Rasha (nama diubah untuk melindungi pasien) melakukan perjalanan ke klinik keliling di Khirbet Al Fakheit dengan keledai dari desa terdekatnya. “Semuanya benar-benar berbeda sekarang. Setidaknya ada dokter yang mengunjungi kami setiap minggu dan kami bisa mendapatkan obat. Sebelumnya, jika saya membutuhkannya untuk diri saya sendiri atau untuk anak-anak, saya akan berkeliling desa ke semua rumah untuk melihat apakah ada tetangga yang memiliki obat,” jelasnya. Seminggu sebelumnya, Rasha telah membawa kedua anaknya untuk pemeriksaan. Selain semua masalahnya, dia mengatakan bahwa "kami sekarang kekurangan uang di masa seperti ini karena kami tidak memiliki keju atau dadih untuk dijual".
Rasha (nama samaran untuk melindungi anonimitas pasien) dapat melihat perbedaan sejak klinik keliling Doctors Without Borders dimulai di daerah tempat tinggalnya. Karena tidak adanya transportasi umum, dia datang ke klinik dengan menggunakan keledai © MSF/Katharina Lange
Kendala lain untuk perawatan kesehatan di daerah ini adalah bahwa penduduk di Area C tidak diizinkan untuk membangun bangunan permanen atau semi permanen tanpa izin dari otoritas Israel, yang hampir tidak pernah diberikan. Bahkan bangunan sederhana yang digunakan oleh Doctors Without Borders untuk klinik keliling, seperti yang ada di Khirbet Al Fakheit, sebagian besar terancam dirobohkan. Sejak 2012, sekolah dan klinik di sebelahnya mendapat perintah pembongkaran yang berarti mereka bisa diratakan kapan saja.
“Kami berharap beberapa organisasi nasional atau Kementerian Kesehatan Palestina segera memiliki kapasitas dan pendanaan untuk memberikan layanan kembali kepada masyarakat yang tinggal di daerah seperti Masafer Yatta,” kata Katharina Lange, koordinator proyek Doctors Without Borders Hebron.
Doctors Without Borders mulai bekerja di Wilayah Pendudukan Palestina pada tahun 1989 dengan fokus pada penyediaan perawatan kesehatan utama di Gaza.

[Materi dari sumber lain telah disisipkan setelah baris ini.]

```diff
@@ -87,6 +101,29 @@
     l2.out = hf[0]; l2.ldo = H; l2.out3 = h3[0]; l2.S3 = S_H;
     egx_launch_dense3(st, l2);
   }
+  auto out_layer = [&](int i) {
+    D3Plain o;
+    o.M = A; o.N = MK; o.A = hfc_all + (size_t)i * hfc_stride; o.SA = S_H; o.S = S_H; o.B = B3(P.d_out_w); o.bias = w->d_out_b;
+    o.out = out_Y + (size_t)i * A * MK; o.ldo = MK;
+    o.res = i == 0 ? x1 : out_Y + (size_t)(i - 1) * A * MK; o.ldr = i == 0 ? x_ld : MK;
+    return o;
+  };
+  D3Plain out_all;
+  out_all.M = A; out_all.N = MK; out_all.A = hfc_all; out_all.SA = S_H; out_all.S = S_H; out_all.B = B3(P.d_out_w); out_all.bias = w->d_out_b;
+  out_all.out = out_Y; out_all.ldo = MK; out_all.batches = T_PRED; out_all.batch_strideA = hfc_stride; out_all.batch_rows_out = A;
+  auto mlp0 = [&](const bf16x8* h) {
+    D3Plain m0;
+    m0.M = A; m0.N = 512; m0.A = h; m0.SA = S_H; m0.S = S_H; m0.B = B3(P.d_mlp_w[0]); m0.bias = w->d_mlp_b[0]; m0.act = 1;
+    m0.out3 = t512; m0.S3 = S_512;
+    return m0;
+  };
+  bool fold_out = (g_rollout_fold.load() & EGX_FOLD_PRIOR_OUT) != 0;
+  if (fold_out) {
+    const D3Plain pair[2] = {mlp0(h3[0]), out_layer(0)};
+    const int cfg = egx_dense3_config(&out_all, 1);
+    fold_out = egx_dense3_config(pair, 2) == cfg && egx_dense3_config(&pair[0], 1) == cfg && egx_dense3_config(&pair[1], 1) == cfg;
+  }
+  egx_rollout_fold_note(EGX_FOLD_PRIOR_OUT, fold_out);
   int cur = 0;
   for (int i = 0; i < T_PRED; ++i) {
     D3Gru g;
@@ -101,20 +138,17 @@
     g.h_prev = hf[cur]; g.ldh = H; g.h_out = hf[cur ^ 1]; g.ldo = H; g.h_out3 = h3[cur ^ 1]; g.S3 = S_H;
     egx_launch_gru3(st, g);
     cur ^= 1;
-    D3Plain m0;
-    m0.M = A; m0.N = 512; m0.A = h3[cur]; m0.SA = S_H; m0.S = S_H; m0.B = B3(P.d_mlp_w[0]); m0.bias = w->d_mlp_b[0]; m0.act = 1;
-    m0.out3 = t512; m0.S3 = S_512;
-    egx_launch_dense3(st, m0);
+    if (fold_out && i > 0) egx_launch_dense3_pair(st, mlp0(h3[cur]), out_layer(i - 1));
+    else egx_launch_dense3(st, mlp0(h3[cur]));
     D3Plain m1;
     m1.M = A; m1.N = H; m1.A = t512; m1.SA = S_512; m1.S = S_512; m1.B = B3(P.d_mlp_w[1]); m1.bias = w->d_mlp_b[1]; m1.act = 1;
     m1.out3 = hfc_all + (size_t)i * hfc_stride; m1.S3 = S_H;
     egx_launch_dense3(st, m1);
   }
-  {
-    D3Plain o;
-    o.M = A; o.N = MK; o.A = hfc_all; o.SA = S_H; o.S = S_H; o.B = B3(P.d_out_w); o.bias = w->d_out_b;
-    o.out = out_Y; o.ldo = MK; o.batches = T_PRED; o.batch_strideA = hfc_stride; o.batch_rows_out = A;
-    egx_launch_dense3(st, o);
+  if (fold_out) {
+    egx_launch_dense3(st, out_layer(T_PRED - 1));
+  } else {
+    egx_launch_dense3(st, out_all);
     egx_launch_frame_scan(st, out_Y, x1, x_ld, A, MK, T_PRED);
   }
   return EGX_OK;
@@ -200,9 +234,15 @@
   {
     const D3Pack jobs[4] = {{state, n, 402, 804, 0, s0p, PS_ST, 0}, {state, n, 402, 804, 402, s1p, PS_ST, 0},
                             {ego, n, 32, 64, 0, e0p, PS_EGO, 0}, {ego, n, 32, 64, 32, e1p, PS_EGO, 0}};
-    egx_launch_pack3(st, jobs, 4);
-  }
-  egx_launch_posenc3(st, dist, time, n, catf + 2 * HD, 1152, cat3, PS_CAT, 2 * PS_HD);
+    const bool fold_pe = (g_rollout_fold.load() & EGX_FOLD_POSENC) != 0;
+    egx_rollout_fold_note(EGX_FOLD_POSENC, fold_pe);
+    if (fold_pe) {
+      egx_launch_pack3_posenc(st, jobs, 4, dist, time, n, catf + 2 * HD, 1152, cat3, PS_CAT, 2 * PS_HD);
+    } else {
+      egx_launch_pack3(st, jobs, 4);
+      egx_launch_posenc3(st, dist, time, n, catf + 2 * HD, 1152, cat3, PS_CAT, 2 * PS_HD);
+    }
+  }
   {
     struct Enc { const bf16x8 *x0, *x1; int Sx; const void *w_ih, *w_hh; const float *b_ih, *b_hh; bf16x8* h1; float* h1f; int col0, s30; };
     const Enc enc[2] = {{s0p, s1p, PS_ST, P.x_enc_w_ih, P.x_enc_w_hh, w->x_enc_b_ih, w->x_enc_b_hh, hx1, hx1f, 0, 0},
diff --git a/include/egogen_hip.h b/include/egogen_hip.h
--- a/include/egogen_hip.h
+++ b/include/egogen_hip.h
@@ -290,6 +290,11 @@
 int egx_policy_set_precision(int bf16);
 int egx_policy_get_precision(void);
 
+enum { EGX_FOLD_PRIOR_OUT = 1, EGX_FOLD_POSENC = 2, EGX_FOLD_GATHER = 4, EGX_FOLD_ALL = 7 };
+int egx_rollout_set_fold(int mask);
+int egx_rollout_get_fold(void);
+int egx_rollout_fold_taken(void);
+
 size_t egx_policy_workspace_bytes(int num_rows);
 
 int egx_policy_forward(const egx_policy_weights* w, const float* state, const float* egosensing, const float* dist,
```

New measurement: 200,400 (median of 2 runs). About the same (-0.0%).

Pada tahun 1996, klinik keliling dimulai di beberapa wilayah Hebron (C dan H2) dan satu dekade kemudian kegiatan tersebut diserahterimakan kepada organisasi lain. Selain kegiatan medis di Hebron, Doctors Without Borders saat ini menjalankan program kesehatan mental di Hebron dan Nablus, di Tepi Barat. Di Gaza, Doctors Without Borders menjalankan departemen rawat inap serta klinik untuk merawat pasien trauma dan luka bakar. Kami menyediakan bedah plastik dan ortopedi untuk menutup luka besar dan memulai proses perbaikan tulang hilang dan tulang rusak, serta memberikan pembebat, fisioterapi, edukasi kesehatan, dan dukungan psikososial.